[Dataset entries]

──────────

template <int S, int CB>
__device__ __forceinline__ uint32_t ssd_block(const char *a, long sab, const char *b, long sbb, int rowBytes, int h, int lane)
{
    const int cpr = rowBytes / CB;
    const int rpi = kSadLanes / cpr;
    const int y0 = lane / cpr;
    const int xb = (lane - y0 * cpr) * CB;
    uint32_t acc = 0;
    if (y0 >= rpi) return 0;
#pragma unroll 2
    for (int y = y0; y < h; y += rpi)
    {
        const char *p = a + y * sab + xb, *q = b + y * sbb + xb;
        if (CB == 4) acc = ssd_dword<S>(ld4(p), ld4(q), acc);
        else if (CB == 8)
        {
            const u32x2 u = ld8(p), v = ld8(q);
            acc = ssd_dword<S>(u.x, v.x, acc);
            acc = ssd_dword<S>(u.y, v.y, acc);
        }
        else
        {
            const u32x4 u = ld16(p), v = ld16(q);
            acc = ssd_dword<S>(u.x, v.x, acc);
            acc = ssd_dword<S>(u.y, v.y, acc);
            acc = ssd_dword<S>(u.z, v.z, acc);
            acc = ssd_dword<S>(u.w, v.w, acc);
        }
    }
    return acc;
}

template <int S>
__global__ __launch_bounds__(256) void k_ssd(const char *__restrict__ pa, long stride_a, const char *__restrict__ pb, long stride_b,
                                             const int32_t *__restrict__ jobs, int njobs, uint32_t *__restrict__ out)
{
    typedef typename Sample<S>::T T;
    const int job = (xcd_block(blockIdx.x, gridDim.x) * 256 + threadIdx.x) / kSadLanes;
    const int lane = threadIdx.x & (kSadLanes - 1);
    const bool live = job < njobs;
    const int32_t *j = jobs + (long)(live ? job : 0) * 4;
    const int w = j[2], h = live ? j[3] : 0;
    const long sab = stride_a * S, sbb = stride_b * S;
    const char *a = pa + (long)j[0] * S;
    const char *b = pb + (long)j[1] * S;
    uint32_t acc = 0;
    const int rowBytes = w * S;
    if ((rowBytes & 15) == 0 && rowBytes <= 16 * kSadLanes) acc = ssd_block<S, 16>(a, sab, b, sbb, rowBytes, h, lane);
    else if ((rowBytes & 7) == 0 && rowBytes <= 8 * kSadLanes) acc = ssd_block<S, 8>(a, sab, b, sbb, rowBytes, h, lane);
    else if ((rowBytes & 3) == 0 && rowBytes <= 4 * kSadLanes) acc = ssd_block<S, 4>(a, sab, b, sbb, rowBytes, h, lane);
    else
    {
        const FastDiv fd(w);
        for (int i = lane; i < w * h; i += kSadLanes)
        {
            const int y = fd.div(i), x = i - y * w;
            const int d = (int)reinterpret_cast<const T *>(a + y * sab)[x] - (int)reinterpret_cast<const T *>(b + y * sbb)[x];
            acc += (uint32_t)(d * d);
        }
    }
    uint32_t t = (uint32_t)sad_group_sum((int)acc);
    if (S == 2) t >>= 4;
    if (live && lane == kSadLanes - 1) out[job] = t;
}


template <int S, int N>
__device__ __forceinline__ void load_diff_row(const char *a, const char *b, int (&d)[N])
{
    if (S == 1)
    {
        if (N == 8)
        {
            const u32x2 va = ld8(a), vb = ld8(b);
#pragma unroll
            for (int x = 0; x < 4; ++x)
            {
                d[x] = (int)((va.x >> (8 * x)) & 0xff) - (int)((vb.x >> (8 * x)) & 0xff);
                d[x + 4] = (int)((va.y >> (8 * x)) & 0xff) - (int)((vb.y >> (8 * x)) & 0xff);
            }
        }
        else
        {
            const uint32_t va = ld4(a), vb = ld4(b);
#pragma unroll
            for (int x = 0; x < 4; ++x) d[x] = (int)((va >> (8 * x)) & 0xff) - (int)((vb >> (8 * x)) & 0xff);
        }
    }
    else
    {
        if (N == 8)
        {
            const u32x4 va = ld16(a), vb = ld16(b);
            const uint32_t wa[4] = {va.x, va.y, va.z, va.w}, wb[4] = {vb.x, vb.y, vb.z, vb.w};
#pragma unroll
            for (int x = 0; x < 4; ++x)
            {
                d[2 * x] = (int)(wa[x] & 0xffff) - (int)(wb[x] & 0xffff);
                d[2 * x + 1] = (int)(wa[x] >> 16) - (int)(wb[x] >> 16);
            }
        }
        else
        {
            const u32x2 va = ld8(a), vb = ld8(b);
            d[0] = (int)(va.x & 0xffff) - (int)(vb.x & 0xffff);
            d[1] = (int)(va.x >> 16) - (int)(vb.x >> 16);
            d[2] = (int)(va.y & 0xffff) - (int)(vb.y & 0xffff);
            d[3] = (int)(va.y >> 16) - (int)(vb.y >> 16);
        }
    }
}
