# ishine/usdm

Measured on AMD Instinct MI355X. Metric: end-to-end real-time factor + LLM tokens/sec, 10 s utterance, 7B TP=1/8, higher is better.
Workload: dtype bf16; 1 GPU; full pipeline, one 10 s utterance: XLS-R tokenizer -> Mistral-7B (3 greedy rounds) -> Token-Voicebox 63 NFE (Heun, CFG, 3 s prompt) -> BigVGAN; wave_samples=160000, mel_frames=861, output_samples=220416, parallelism=tp1 (LLM) + replicas, tp_comm=none, voicebox=replica (CFG batch 2 on every rank)

## Files before the change

include/usdm_hip.h:

```cpp
#ifndef USDM_HIP_H_
#define USDM_HIP_H_
#include <stdint.h>

#ifdef __cplusplus
extern "C" {
#endif

typedef void* usdm_stream_t;

enum { USDM_BF16 = 0, USDM_F32 = 1 };
enum { USDM_ACT_NONE = 0, USDM_ACT_GELU = 1, USDM_ACT_SWIGLU = 3, USDM_ACT_TANH = 4, USDM_ACT_LOGCLAMP = 5  };
enum { USDM_EPI_PLAIN = 0, USDM_EPI_QKV_HEADS = 1 };

const char* usdm_last_error(void);
int usdm_abi_version(void);

typedef struct usdm_gemm_args {
  int32_t dtype;
  int32_t M, N;
  int32_t taps, Kc;
  const void* A;
  int64_t lda;
  int32_t rowsA;
  int32_t a_row_mul, a_row_off, a_row_step;
// ... 143 lines not shown
int64_t usdm_gemv_batch_ks_floats(int32_t N, int32_t K);
int usdm_gemv_batch(const usdm_gemv_batch_args* args, usdm_stream_t stream);

typedef struct usdm_gemv_fp8_args {
  usdm_gemv_batch_args b;
  const int8_t* row_exp;
} usdm_gemv_fp8_args;
int usdm_gemv_fp8(const usdm_gemv_fp8_args* args, usdm_stream_t stream);
int usdm_gemv_fp8_mfma(const usdm_gemv_fp8_args* args, usdm_stream_t stream);
int usdm_dequant_fp8(const void* q, const int8_t* row_exp, int32_t N, int32_t K, int64_t ldq, void* out, int64_t ldo,
                     usdm_stream_t stream);
int usdm_sizeof_gemv_fp8_args(void);

typedef struct usdm_gemv_mxfp4_args {
  usdm_gemv_batch_args b;
  const uint8_t* scales;
  int64_t lds;
} usdm_gemv_mxfp4_args;
int usdm_gemv_mxfp4(const usdm_gemv_mxfp4_args* args, usdm_stream_t stream);
int usdm_dequant_mxfp4(const void* codes, int64_t ldw, const uint8_t* scales, int64_t lds, int32_t N, int32_t K, void* out,
                       int64_t ldo, usdm_stream_t stream);
int usdm_sizeof_gemv_mxfp4_args(void);

typedef struct usdm_decode_state {
  int32_t* next_token;
  int32_t* out_tokens;
  int32_t* step;
  int32_t* pos;
  int32_t max_out, id_offset, advance_pos;
  int32_t batch;
  int32_t* done; const int32_t* eos;
} usdm_decode_state;
int usdm_argmax_final(const float* part_val, const int32_t* part_idx, int32_t nparts,
                      const usdm_decode_state* st, const void* embed_table_bf16, int32_t Hd, void* h_out_bf16,
                      usdm_stream_t stream);
int usdm_argmax_final_seg(const float* part_val, const int32_t* part_idx, int32_t nparts, int32_t nseg, int64_t seg_stride,
                          const usdm_decode_state* st, const void* embed_table, int32_t Hd, void* h_out, usdm_stream_t stream);

typedef struct usdm_sample_params {
  float temperature; int32_t top_k; float top_p;
  float min_p;
  uint64_t seed;
} usdm_sample_params;
typedef struct usdm_sample_args {
  const float* logits; int32_t V;
  float temperature; int32_t top_k; float top_p;
// ... 243 lines not shown
```

usdm_amd/_lib.py:

```python
import ctypes as C
import os

_HERE = os.path.dirname(os.path.abspath(__file__))
LIB_PATH = os.path.join(_HERE, "libusdm_hip.so")


class UsdmError(RuntimeError):
    pass


if not os.path.exists(LIB_PATH):
    raise ImportError(
        f"{LIB_PATH} not found: build it with `python -m usdm_amd.build` (hipcc --offload-arch=gfx950). "
        "usdm_amd has no CPU fallback.")
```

──────────

Please find all lines of the entries that hold the string "rowBytes" and copy them.

__device__ __forceinline__ uint32_t ssd_block(const char *a, long sab, const char *b, long sbb, int rowBytes, int h, int lane)
    const int cpr = rowBytes / CB;
    const int rowBytes = w * S;
    if ((rowBytes & 15) == 0 && rowBytes <= 16 * kSadLanes) acc = ssd_block<S, 16>(a, sab, b, sbb, rowBytes, h, lane);
    else if ((rowBytes & 7) == 0 && rowBytes <= 8 * kSadLanes) acc = ssd_block<S, 8>(a, sab, b, sbb, rowBytes, h, lane);
    else if ((rowBytes & 3) == 0 && rowBytes <= 4 * kSadLanes) acc = ssd_block<S, 4>(a, sab, b, sbb, rowBytes, h, lane);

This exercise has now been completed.